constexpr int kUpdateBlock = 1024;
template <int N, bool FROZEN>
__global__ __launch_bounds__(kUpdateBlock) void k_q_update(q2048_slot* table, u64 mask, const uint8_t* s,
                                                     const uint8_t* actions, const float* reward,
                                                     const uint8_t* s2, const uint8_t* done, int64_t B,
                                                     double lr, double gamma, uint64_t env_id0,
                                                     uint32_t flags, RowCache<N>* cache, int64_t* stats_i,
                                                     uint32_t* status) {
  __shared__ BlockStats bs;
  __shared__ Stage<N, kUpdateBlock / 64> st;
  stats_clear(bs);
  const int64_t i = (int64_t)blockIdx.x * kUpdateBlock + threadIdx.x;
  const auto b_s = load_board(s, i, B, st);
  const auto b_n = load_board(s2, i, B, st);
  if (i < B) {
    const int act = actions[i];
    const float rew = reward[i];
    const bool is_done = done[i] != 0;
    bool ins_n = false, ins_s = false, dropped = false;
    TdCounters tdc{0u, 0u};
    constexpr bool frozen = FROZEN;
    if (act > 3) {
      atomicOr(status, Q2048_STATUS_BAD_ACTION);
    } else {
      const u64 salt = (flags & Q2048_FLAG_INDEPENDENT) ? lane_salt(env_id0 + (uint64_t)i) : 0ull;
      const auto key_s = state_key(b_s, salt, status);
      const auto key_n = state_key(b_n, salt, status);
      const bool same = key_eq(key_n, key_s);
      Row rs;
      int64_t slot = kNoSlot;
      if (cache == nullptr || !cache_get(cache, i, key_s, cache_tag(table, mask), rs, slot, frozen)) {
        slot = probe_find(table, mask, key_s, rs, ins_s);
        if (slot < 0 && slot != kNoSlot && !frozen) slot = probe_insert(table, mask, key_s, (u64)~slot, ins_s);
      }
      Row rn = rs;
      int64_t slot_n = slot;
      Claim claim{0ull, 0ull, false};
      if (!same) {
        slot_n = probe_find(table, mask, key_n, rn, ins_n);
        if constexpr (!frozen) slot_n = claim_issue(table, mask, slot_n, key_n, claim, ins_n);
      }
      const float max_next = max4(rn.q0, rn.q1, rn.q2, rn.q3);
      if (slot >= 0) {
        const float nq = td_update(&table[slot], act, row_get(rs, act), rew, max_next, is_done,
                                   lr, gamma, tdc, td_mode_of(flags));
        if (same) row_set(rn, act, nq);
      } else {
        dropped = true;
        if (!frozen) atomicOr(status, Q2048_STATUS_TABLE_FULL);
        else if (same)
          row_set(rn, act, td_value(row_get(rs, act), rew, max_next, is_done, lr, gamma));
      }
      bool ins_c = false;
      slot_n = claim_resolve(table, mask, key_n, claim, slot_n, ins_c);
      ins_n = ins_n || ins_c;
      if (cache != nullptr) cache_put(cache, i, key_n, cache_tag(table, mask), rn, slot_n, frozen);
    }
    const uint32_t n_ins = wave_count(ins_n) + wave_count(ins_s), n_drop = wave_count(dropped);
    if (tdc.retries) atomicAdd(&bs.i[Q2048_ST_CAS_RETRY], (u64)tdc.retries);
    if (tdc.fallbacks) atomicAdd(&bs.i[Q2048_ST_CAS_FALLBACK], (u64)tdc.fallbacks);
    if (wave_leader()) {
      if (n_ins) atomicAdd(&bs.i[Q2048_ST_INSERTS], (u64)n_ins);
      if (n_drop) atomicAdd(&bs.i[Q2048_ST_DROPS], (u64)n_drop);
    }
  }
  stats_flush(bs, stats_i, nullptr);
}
==
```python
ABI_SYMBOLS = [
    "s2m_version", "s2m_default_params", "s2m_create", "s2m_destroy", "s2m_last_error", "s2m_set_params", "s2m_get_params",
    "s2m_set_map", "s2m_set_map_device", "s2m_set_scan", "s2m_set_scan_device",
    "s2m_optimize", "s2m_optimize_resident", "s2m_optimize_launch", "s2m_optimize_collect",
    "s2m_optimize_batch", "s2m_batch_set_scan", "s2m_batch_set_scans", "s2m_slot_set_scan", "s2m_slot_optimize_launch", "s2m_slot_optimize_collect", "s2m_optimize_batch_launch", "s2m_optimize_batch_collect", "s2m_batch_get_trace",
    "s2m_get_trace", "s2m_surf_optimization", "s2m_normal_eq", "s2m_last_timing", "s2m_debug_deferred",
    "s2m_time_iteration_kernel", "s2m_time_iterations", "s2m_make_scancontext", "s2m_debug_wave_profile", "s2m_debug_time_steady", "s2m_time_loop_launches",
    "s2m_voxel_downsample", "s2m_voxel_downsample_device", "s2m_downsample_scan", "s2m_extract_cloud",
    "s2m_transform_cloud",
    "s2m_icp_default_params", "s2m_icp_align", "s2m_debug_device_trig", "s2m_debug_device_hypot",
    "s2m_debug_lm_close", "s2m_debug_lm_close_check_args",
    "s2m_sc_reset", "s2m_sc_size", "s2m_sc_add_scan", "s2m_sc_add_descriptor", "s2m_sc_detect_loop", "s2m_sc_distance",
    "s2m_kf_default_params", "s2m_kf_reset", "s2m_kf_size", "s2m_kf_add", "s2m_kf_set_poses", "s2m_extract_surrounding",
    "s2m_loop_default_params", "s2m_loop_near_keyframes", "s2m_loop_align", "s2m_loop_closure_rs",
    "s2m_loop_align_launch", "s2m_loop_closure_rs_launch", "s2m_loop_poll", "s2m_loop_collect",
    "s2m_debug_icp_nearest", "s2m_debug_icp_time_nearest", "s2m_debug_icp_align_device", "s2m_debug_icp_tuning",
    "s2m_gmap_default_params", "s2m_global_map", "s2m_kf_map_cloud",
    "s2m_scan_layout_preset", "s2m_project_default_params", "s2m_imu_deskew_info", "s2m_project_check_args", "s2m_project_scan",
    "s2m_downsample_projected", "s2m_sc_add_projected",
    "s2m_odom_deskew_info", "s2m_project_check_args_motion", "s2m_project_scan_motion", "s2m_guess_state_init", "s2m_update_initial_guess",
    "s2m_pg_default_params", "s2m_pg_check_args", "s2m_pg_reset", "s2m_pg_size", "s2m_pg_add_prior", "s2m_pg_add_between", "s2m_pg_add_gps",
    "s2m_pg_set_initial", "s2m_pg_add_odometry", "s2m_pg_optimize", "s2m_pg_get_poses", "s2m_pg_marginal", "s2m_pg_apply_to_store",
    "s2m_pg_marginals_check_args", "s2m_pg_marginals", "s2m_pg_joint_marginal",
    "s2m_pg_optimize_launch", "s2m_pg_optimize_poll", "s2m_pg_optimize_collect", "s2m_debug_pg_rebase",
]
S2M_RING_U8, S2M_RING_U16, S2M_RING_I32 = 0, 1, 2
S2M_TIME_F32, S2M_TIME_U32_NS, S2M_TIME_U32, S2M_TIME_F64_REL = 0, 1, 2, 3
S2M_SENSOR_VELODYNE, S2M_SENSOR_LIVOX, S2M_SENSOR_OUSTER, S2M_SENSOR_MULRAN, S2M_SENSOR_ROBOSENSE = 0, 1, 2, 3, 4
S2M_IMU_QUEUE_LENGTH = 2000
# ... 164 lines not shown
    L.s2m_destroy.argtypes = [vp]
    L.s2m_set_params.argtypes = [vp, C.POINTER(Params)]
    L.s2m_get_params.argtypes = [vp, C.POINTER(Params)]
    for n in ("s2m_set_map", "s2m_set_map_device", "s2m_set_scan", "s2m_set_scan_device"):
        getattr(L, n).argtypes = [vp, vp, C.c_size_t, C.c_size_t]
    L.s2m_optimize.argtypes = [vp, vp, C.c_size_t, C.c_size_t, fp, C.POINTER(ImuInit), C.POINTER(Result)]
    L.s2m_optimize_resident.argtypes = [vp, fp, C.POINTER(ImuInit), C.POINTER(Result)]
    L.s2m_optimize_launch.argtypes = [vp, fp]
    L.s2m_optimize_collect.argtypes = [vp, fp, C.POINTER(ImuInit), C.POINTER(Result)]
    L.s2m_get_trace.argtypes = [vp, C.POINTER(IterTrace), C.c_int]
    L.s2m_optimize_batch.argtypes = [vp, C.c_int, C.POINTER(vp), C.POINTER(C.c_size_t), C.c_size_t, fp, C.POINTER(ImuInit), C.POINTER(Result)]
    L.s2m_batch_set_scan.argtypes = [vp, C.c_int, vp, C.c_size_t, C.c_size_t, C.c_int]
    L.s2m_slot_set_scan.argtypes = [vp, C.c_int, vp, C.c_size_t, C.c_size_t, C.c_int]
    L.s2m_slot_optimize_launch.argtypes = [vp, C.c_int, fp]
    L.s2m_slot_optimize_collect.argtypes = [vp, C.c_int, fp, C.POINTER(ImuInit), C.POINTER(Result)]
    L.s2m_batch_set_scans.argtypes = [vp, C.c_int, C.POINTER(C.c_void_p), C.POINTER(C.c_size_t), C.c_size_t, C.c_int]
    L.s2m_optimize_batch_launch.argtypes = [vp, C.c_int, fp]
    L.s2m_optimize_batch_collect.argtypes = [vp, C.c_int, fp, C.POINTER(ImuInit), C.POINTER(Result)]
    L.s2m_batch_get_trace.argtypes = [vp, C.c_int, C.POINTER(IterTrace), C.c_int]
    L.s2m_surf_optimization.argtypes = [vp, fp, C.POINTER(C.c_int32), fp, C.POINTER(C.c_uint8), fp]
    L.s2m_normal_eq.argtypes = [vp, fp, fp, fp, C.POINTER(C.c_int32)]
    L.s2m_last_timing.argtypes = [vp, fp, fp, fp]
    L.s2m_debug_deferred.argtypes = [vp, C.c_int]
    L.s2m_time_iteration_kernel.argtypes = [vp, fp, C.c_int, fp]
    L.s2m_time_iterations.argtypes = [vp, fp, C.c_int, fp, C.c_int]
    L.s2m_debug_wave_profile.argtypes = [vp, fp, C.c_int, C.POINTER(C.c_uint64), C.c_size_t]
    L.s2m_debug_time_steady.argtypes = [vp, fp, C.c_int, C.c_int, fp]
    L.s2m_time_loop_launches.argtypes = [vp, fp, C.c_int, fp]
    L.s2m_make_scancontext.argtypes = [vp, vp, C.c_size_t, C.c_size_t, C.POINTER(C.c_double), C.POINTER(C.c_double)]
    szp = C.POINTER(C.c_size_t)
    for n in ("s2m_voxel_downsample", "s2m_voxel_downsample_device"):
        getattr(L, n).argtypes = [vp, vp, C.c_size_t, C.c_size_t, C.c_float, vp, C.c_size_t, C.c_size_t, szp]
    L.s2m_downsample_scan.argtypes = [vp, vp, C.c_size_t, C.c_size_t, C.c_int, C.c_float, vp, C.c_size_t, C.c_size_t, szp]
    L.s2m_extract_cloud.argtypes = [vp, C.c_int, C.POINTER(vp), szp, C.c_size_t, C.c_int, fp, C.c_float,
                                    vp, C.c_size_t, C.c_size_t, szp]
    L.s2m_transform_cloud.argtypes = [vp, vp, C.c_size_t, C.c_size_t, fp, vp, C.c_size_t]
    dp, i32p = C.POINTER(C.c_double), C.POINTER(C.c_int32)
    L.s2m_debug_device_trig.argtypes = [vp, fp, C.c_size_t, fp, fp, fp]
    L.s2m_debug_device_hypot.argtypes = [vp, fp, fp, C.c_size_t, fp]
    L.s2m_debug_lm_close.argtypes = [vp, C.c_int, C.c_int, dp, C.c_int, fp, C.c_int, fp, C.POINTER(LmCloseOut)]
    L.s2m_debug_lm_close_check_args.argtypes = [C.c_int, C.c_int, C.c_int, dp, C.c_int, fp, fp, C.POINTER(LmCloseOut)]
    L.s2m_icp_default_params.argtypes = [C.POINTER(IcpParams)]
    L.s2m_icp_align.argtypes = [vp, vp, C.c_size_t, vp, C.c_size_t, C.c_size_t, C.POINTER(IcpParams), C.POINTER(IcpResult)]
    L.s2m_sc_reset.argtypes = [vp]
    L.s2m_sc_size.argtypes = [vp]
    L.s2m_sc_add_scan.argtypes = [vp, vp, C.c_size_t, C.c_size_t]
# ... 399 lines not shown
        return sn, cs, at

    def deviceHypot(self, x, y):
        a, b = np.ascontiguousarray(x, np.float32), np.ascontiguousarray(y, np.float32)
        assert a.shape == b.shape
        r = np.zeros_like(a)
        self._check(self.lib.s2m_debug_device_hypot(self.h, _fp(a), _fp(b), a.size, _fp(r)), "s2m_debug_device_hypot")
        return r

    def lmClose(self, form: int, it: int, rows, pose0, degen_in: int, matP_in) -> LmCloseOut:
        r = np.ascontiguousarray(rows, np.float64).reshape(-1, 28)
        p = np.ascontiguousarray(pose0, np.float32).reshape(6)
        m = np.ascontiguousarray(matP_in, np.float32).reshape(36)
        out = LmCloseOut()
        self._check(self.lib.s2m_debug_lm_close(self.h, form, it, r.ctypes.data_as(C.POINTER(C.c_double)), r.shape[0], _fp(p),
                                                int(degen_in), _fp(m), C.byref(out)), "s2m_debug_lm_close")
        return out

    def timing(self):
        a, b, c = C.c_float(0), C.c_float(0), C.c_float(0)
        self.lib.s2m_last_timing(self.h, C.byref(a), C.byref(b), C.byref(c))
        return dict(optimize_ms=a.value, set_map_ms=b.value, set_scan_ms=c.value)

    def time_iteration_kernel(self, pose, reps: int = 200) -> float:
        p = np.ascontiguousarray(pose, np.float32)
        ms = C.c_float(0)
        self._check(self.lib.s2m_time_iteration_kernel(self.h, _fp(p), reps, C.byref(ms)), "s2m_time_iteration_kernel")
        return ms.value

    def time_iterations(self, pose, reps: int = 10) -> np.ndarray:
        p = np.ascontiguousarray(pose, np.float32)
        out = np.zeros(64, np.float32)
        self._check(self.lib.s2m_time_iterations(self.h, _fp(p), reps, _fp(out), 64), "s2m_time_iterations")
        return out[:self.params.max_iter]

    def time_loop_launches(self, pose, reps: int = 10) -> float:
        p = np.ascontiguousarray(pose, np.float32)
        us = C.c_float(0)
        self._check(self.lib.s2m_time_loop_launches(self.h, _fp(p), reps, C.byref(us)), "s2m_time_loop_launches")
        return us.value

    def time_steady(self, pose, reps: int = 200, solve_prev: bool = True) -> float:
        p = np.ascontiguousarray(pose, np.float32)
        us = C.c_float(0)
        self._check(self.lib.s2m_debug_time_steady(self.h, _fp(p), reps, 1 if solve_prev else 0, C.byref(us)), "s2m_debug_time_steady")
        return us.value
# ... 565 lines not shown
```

= AIM OF THE TASK =
Would you please return all lines from the listing above that contain "cache"?

= SOLUTION FOR THIS TASK =
                                                     uint32_t flags, RowCache<N>* cache, int64_t* stats_i,
      if (cache == nullptr || !cache_get(cache, i, key_s, cache_tag(table, mask), rs, slot, frozen)) {
      if (cache != nullptr) cache_put(cache, i, key_n, cache_tag(table, mask), rn, slot_n, frozen);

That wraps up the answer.